## [Task details]
Working from the line that contains "kMarchLow : 0);" down to the last line below, repeat each line exactly.

═══ Dataset records

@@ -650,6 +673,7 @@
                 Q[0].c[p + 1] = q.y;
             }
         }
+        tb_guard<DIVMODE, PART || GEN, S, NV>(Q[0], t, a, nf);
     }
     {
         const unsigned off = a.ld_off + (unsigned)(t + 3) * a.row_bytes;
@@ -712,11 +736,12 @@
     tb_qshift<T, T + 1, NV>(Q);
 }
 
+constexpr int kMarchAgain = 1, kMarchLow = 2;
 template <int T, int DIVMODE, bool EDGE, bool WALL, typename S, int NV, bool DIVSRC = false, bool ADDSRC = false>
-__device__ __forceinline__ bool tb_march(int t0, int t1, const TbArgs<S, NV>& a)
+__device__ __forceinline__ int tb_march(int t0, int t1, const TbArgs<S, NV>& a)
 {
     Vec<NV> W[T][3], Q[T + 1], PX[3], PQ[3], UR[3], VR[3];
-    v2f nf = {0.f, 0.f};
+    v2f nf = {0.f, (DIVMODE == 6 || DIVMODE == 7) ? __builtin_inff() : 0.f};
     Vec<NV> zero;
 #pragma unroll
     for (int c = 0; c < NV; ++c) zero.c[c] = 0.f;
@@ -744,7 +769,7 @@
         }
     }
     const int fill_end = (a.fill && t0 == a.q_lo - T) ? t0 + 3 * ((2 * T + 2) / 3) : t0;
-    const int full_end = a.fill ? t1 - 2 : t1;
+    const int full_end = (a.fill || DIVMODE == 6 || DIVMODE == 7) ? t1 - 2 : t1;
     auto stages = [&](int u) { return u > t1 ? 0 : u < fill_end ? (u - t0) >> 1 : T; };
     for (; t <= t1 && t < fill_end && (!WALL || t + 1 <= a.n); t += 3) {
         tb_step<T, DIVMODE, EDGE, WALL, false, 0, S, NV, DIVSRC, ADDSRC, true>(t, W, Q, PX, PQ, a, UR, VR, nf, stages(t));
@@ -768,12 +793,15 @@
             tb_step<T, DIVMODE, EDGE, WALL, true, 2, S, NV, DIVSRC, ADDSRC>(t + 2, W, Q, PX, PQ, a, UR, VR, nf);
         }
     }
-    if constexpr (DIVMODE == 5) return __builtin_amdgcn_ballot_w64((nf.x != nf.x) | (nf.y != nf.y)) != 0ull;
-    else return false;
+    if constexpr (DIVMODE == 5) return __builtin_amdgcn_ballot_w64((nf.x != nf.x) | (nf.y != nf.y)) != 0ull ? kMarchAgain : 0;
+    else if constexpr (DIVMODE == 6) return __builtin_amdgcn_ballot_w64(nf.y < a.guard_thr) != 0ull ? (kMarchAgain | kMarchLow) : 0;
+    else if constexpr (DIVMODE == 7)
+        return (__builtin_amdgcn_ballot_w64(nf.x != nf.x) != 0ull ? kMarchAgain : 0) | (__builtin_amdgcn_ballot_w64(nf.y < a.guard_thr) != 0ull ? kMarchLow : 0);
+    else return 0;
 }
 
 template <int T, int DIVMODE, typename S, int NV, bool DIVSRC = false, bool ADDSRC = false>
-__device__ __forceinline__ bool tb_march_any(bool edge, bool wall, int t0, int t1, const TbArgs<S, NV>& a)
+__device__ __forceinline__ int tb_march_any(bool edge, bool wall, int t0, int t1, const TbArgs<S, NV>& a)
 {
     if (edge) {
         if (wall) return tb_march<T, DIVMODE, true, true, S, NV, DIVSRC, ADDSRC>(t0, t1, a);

══════

## [Written answer]
+        return (__builtin_amdgcn_ballot_w64(nf.x != nf.x) != 0ull ? kMarchAgain : 0) | (__builtin_amdgcn_ballot_w64(nf.y < a.guard_thr) != 0ull ? kMarchLow : 0);
+    else return 0;
 }
 
 template <int T, int DIVMODE, typename S, int NV, bool DIVSRC = false, bool ADDSRC = false>
-__device__ __forceinline__ bool tb_march_any(bool edge, bool wall, int t0, int t1, const TbArgs<S, NV>& a)
+__device__ __forceinline__ int tb_march_any(bool edge, bool wall, int t0, int t1, const TbArgs<S, NV>& a)
 {
     if (edge) {
         if (wall) return tb_march<T, DIVMODE, true, true, S, NV, DIVSRC, ADDSRC>(t0, t1, a);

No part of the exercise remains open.